[Stored data entries]
Start of Block

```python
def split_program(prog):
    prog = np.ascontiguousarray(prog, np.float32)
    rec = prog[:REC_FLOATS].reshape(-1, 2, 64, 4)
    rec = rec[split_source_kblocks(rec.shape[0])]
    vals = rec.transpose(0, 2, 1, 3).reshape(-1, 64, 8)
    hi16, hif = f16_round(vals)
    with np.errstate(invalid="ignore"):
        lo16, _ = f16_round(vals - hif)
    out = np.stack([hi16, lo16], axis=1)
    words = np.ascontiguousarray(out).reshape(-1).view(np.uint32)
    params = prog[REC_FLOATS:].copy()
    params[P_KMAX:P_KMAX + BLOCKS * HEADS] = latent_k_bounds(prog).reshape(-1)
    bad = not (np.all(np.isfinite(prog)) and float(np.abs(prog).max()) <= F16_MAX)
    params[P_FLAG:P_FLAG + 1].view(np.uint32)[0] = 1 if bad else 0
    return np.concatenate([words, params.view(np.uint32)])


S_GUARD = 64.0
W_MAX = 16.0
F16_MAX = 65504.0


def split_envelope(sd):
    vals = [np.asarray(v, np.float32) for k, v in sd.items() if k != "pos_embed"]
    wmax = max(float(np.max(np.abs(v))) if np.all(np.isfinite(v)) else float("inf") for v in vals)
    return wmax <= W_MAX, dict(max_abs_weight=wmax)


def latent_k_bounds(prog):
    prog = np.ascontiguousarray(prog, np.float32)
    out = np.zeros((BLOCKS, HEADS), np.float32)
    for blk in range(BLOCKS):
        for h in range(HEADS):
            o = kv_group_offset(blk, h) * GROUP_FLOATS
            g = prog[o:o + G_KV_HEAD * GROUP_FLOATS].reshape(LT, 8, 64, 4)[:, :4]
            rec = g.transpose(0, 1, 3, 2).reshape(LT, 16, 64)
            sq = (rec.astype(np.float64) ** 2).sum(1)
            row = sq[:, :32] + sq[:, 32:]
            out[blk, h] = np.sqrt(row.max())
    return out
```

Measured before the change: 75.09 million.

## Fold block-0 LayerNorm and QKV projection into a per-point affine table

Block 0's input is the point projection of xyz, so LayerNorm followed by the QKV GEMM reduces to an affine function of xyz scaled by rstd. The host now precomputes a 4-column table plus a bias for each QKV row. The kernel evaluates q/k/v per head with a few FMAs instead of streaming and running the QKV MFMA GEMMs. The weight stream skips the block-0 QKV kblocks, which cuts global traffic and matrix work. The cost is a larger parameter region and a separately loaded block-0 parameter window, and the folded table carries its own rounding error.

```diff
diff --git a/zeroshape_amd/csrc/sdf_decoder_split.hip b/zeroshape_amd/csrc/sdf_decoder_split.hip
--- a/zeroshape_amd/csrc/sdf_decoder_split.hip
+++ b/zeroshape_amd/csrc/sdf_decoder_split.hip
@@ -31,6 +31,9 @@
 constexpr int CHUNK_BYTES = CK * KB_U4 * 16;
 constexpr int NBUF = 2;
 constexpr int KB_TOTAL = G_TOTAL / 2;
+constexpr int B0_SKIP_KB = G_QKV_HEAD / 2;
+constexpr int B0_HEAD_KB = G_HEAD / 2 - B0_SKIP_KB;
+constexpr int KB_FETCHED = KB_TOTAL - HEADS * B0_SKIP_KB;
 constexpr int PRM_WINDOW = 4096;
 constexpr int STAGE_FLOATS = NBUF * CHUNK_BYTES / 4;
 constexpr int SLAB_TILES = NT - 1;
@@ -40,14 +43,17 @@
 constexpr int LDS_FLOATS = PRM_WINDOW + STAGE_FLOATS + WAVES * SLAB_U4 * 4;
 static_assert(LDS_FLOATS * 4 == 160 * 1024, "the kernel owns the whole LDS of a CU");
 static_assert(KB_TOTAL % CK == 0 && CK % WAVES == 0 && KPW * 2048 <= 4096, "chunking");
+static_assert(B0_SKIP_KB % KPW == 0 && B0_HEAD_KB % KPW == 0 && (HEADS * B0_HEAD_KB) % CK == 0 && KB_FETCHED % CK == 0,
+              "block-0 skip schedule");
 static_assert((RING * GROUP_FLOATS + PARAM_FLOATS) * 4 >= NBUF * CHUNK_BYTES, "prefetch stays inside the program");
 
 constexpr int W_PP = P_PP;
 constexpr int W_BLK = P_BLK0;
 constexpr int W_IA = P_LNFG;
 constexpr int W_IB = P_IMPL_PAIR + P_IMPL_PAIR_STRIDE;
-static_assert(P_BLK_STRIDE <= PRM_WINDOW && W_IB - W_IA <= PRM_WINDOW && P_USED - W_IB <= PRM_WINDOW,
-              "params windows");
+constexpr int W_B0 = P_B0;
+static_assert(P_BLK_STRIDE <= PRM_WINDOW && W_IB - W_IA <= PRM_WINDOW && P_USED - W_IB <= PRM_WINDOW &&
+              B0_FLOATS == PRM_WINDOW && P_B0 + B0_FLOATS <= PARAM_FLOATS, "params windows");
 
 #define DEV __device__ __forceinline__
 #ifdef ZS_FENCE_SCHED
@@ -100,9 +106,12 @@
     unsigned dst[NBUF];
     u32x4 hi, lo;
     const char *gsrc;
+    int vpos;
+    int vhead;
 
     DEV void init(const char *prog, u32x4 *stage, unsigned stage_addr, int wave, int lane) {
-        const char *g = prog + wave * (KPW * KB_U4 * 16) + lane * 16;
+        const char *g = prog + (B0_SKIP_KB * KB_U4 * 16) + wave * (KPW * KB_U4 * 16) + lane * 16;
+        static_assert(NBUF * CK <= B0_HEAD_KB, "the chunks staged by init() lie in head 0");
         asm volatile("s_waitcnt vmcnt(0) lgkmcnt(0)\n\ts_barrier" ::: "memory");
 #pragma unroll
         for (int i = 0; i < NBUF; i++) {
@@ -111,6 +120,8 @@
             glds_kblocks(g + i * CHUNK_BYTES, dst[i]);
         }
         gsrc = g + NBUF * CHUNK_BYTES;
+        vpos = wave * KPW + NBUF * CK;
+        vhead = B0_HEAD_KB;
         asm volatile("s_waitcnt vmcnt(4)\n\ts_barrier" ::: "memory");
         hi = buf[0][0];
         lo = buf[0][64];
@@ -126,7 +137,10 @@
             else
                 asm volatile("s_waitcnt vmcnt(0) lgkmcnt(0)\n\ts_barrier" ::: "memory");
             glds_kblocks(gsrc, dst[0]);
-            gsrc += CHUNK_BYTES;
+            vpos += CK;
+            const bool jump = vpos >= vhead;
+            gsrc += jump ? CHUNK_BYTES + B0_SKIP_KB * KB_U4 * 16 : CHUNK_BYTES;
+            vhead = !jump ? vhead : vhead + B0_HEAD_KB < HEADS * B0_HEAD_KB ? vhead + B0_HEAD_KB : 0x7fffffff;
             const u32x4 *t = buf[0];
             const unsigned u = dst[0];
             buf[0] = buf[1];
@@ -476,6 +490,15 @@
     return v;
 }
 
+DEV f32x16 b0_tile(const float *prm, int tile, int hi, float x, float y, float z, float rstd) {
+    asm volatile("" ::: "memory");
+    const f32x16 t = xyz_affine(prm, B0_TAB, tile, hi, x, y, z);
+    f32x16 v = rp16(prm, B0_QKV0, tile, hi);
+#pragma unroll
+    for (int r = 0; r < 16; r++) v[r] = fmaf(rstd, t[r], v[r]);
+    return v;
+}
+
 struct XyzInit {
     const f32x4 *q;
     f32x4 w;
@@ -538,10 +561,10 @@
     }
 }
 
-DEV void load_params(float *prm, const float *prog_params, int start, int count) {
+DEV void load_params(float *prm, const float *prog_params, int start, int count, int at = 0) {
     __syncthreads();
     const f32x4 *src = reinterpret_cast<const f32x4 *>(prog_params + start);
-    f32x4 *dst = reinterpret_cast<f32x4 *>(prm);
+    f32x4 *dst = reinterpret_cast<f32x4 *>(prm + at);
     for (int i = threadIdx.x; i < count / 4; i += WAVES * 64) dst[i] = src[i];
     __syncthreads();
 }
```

End of Block

WHAT IS NEEDED: Only the lines that hold the word "void" are wanted; each should be pulled from the records.

RESULT FOR THIS TASK:
     DEV void init(const char *prog, u32x4 *stage, unsigned stage_addr, int wave, int lane) {
-DEV void load_params(float *prm, const float *prog_params, int start, int count) {
+DEV void load_params(float *prm, const float *prog_params, int start, int count, int at = 0) {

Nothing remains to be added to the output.